(EXCERPTED DATA Opens)

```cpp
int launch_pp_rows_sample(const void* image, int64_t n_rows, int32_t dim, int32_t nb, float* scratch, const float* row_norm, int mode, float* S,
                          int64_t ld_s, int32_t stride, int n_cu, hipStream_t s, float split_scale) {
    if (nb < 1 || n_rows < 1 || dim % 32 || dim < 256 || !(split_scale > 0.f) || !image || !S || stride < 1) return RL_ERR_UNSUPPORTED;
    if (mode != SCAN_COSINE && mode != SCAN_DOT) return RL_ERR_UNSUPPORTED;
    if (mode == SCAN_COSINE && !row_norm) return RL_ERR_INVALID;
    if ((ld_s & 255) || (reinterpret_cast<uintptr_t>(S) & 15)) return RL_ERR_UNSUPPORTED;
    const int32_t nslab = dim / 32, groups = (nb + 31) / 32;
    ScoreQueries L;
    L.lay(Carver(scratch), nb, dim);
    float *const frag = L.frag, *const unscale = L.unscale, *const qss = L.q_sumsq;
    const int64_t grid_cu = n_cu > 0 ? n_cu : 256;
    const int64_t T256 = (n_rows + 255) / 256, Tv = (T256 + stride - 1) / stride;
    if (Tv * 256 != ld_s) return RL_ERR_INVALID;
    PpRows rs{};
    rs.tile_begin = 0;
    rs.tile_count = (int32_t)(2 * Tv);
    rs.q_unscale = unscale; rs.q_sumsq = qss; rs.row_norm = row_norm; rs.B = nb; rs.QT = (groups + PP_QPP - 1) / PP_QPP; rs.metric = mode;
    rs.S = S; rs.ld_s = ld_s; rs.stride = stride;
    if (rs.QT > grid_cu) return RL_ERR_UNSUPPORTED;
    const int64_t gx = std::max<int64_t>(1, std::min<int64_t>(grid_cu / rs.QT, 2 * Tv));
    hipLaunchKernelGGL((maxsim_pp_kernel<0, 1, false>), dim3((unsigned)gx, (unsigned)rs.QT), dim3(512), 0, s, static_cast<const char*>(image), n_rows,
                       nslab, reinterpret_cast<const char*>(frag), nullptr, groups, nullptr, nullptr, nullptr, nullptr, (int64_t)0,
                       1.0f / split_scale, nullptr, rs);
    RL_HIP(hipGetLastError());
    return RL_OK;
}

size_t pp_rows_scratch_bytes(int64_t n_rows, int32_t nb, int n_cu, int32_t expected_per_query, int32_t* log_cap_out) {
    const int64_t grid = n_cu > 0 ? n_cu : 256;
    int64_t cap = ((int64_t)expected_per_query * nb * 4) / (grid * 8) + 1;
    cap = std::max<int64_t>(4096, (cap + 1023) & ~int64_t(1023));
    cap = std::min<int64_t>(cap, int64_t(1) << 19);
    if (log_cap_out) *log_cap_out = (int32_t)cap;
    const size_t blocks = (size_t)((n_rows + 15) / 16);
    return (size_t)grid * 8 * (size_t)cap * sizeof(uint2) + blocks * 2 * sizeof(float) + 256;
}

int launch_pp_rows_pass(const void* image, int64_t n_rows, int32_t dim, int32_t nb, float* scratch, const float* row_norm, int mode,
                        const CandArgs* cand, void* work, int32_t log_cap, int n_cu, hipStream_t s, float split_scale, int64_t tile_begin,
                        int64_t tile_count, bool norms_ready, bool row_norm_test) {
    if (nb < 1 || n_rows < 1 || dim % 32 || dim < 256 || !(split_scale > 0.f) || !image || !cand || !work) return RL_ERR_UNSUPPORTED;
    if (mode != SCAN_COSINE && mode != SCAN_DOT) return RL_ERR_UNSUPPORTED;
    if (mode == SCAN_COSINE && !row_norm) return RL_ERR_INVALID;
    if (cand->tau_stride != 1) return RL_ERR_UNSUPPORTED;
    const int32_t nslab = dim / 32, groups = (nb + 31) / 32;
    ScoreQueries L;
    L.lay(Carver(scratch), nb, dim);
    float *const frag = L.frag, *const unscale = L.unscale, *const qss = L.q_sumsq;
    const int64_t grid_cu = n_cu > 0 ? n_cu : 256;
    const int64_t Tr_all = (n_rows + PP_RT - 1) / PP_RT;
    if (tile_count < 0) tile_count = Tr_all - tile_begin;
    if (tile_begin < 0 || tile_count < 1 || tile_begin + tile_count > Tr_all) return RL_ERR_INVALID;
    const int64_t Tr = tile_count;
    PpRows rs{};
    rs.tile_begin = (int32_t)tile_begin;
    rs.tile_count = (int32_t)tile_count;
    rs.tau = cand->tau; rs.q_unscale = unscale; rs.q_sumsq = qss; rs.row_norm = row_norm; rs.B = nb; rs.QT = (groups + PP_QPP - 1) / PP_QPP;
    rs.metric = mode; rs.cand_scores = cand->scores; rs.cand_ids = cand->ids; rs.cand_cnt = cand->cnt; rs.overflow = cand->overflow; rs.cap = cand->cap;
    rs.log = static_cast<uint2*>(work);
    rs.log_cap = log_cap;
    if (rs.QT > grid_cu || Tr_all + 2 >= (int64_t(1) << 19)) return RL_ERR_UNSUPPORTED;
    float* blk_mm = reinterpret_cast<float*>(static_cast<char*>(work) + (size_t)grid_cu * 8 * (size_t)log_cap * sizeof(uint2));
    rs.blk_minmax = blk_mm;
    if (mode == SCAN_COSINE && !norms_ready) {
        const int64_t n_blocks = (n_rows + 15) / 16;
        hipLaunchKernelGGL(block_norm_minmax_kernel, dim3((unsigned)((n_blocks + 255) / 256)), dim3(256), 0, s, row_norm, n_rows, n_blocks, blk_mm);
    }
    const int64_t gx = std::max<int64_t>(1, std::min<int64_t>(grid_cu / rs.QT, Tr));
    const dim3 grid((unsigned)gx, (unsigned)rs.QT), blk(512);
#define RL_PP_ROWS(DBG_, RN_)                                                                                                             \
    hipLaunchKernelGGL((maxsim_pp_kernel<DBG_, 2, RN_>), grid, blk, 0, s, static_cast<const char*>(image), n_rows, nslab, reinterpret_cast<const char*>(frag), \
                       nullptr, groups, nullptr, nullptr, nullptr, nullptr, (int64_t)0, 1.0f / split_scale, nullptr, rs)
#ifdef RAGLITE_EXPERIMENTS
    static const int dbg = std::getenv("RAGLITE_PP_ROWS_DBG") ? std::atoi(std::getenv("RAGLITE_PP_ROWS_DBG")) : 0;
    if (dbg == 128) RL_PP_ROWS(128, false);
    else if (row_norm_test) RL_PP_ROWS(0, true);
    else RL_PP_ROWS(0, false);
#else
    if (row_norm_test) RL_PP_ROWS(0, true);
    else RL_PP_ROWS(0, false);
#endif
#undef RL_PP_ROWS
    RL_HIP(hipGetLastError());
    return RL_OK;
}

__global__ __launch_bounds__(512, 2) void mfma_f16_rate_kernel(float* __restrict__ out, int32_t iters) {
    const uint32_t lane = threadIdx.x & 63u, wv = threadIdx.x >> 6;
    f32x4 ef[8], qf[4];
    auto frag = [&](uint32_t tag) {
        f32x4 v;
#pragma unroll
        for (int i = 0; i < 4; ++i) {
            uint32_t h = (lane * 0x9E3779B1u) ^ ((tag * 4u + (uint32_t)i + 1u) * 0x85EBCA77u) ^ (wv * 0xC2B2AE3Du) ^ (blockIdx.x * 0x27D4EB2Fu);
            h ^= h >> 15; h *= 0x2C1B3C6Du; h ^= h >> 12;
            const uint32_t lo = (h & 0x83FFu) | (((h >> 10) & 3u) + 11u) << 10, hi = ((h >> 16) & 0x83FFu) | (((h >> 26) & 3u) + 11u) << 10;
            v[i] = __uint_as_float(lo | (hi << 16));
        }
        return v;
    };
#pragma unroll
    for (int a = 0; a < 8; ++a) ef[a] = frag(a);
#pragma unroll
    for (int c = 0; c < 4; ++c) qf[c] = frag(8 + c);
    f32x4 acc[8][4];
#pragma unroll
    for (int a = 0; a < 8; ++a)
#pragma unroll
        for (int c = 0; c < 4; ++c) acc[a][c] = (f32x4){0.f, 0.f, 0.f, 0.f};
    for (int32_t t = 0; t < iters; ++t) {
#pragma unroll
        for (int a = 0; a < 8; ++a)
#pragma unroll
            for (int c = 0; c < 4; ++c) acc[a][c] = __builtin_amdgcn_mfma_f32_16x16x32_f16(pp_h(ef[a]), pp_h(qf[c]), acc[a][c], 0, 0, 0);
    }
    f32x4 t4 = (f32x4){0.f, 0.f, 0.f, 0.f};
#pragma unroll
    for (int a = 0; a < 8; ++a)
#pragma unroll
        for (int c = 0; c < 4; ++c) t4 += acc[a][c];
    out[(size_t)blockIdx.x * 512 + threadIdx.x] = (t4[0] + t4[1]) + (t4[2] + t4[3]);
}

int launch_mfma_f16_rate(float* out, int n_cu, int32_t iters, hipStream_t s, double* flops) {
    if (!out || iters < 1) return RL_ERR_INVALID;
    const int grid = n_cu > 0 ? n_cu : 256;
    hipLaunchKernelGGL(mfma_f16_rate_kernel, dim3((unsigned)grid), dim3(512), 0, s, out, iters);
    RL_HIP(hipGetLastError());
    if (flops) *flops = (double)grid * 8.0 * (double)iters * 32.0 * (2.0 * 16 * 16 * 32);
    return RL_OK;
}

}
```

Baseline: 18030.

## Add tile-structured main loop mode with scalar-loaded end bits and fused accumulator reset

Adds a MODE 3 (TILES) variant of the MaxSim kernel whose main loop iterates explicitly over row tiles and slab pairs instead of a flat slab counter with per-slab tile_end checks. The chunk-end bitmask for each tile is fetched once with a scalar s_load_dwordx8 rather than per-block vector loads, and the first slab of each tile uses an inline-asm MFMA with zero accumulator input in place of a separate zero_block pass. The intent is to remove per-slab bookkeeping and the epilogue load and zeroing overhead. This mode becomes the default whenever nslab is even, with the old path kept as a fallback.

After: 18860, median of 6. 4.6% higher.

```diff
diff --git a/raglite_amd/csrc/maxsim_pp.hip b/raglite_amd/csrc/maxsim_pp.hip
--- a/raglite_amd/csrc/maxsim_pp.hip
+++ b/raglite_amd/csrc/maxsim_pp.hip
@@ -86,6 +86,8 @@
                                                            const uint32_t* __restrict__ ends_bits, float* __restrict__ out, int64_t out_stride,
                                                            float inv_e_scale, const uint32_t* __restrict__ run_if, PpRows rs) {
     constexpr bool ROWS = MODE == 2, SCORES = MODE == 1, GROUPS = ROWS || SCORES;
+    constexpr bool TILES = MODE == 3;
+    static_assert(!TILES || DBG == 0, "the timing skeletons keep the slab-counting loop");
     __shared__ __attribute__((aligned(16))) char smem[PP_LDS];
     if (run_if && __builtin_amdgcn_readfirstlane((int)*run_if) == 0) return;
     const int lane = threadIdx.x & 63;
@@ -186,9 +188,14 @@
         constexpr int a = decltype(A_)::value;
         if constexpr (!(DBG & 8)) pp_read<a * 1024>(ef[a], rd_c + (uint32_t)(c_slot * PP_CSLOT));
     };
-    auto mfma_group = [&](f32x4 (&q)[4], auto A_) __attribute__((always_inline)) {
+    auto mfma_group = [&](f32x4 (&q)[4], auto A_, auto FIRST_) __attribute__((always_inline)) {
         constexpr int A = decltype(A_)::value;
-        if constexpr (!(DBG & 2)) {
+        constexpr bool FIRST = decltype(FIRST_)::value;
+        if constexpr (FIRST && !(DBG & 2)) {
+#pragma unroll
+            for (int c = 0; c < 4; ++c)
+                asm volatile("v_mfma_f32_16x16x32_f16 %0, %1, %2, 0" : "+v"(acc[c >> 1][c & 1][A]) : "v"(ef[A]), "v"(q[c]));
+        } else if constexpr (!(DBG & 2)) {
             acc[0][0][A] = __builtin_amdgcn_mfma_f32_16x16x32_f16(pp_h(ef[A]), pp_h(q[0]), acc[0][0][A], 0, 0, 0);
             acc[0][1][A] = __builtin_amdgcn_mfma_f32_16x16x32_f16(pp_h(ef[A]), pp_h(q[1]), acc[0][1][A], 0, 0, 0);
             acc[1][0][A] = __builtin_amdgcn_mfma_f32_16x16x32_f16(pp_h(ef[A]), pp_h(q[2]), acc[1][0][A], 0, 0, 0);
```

(EXCERPTED DATA Closes)

(TASK ITEM): Copy every line above in which the string "hipLaunchKernelGGL" shows up.

(ANSWER SECTION):
    hipLaunchKernelGGL((maxsim_pp_kernel<0, 1, false>), dim3((unsigned)gx, (unsigned)rs.QT), dim3(512), 0, s, static_cast<const char*>(image), n_rows,
        hipLaunchKernelGGL(block_norm_minmax_kernel, dim3((unsigned)((n_blocks + 255) / 256)), dim3(256), 0, s, row_norm, n_rows, n_blocks, blk_mm);
    hipLaunchKernelGGL((maxsim_pp_kernel<DBG_, 2, RN_>), grid, blk, 0, s, static_cast<const char*>(image), n_rows, nslab, reinterpret_cast<const char*>(frag), \
    hipLaunchKernelGGL(mfma_f16_rate_kernel, dim3((unsigned)grid), dim3(512), 0, s, out, iters);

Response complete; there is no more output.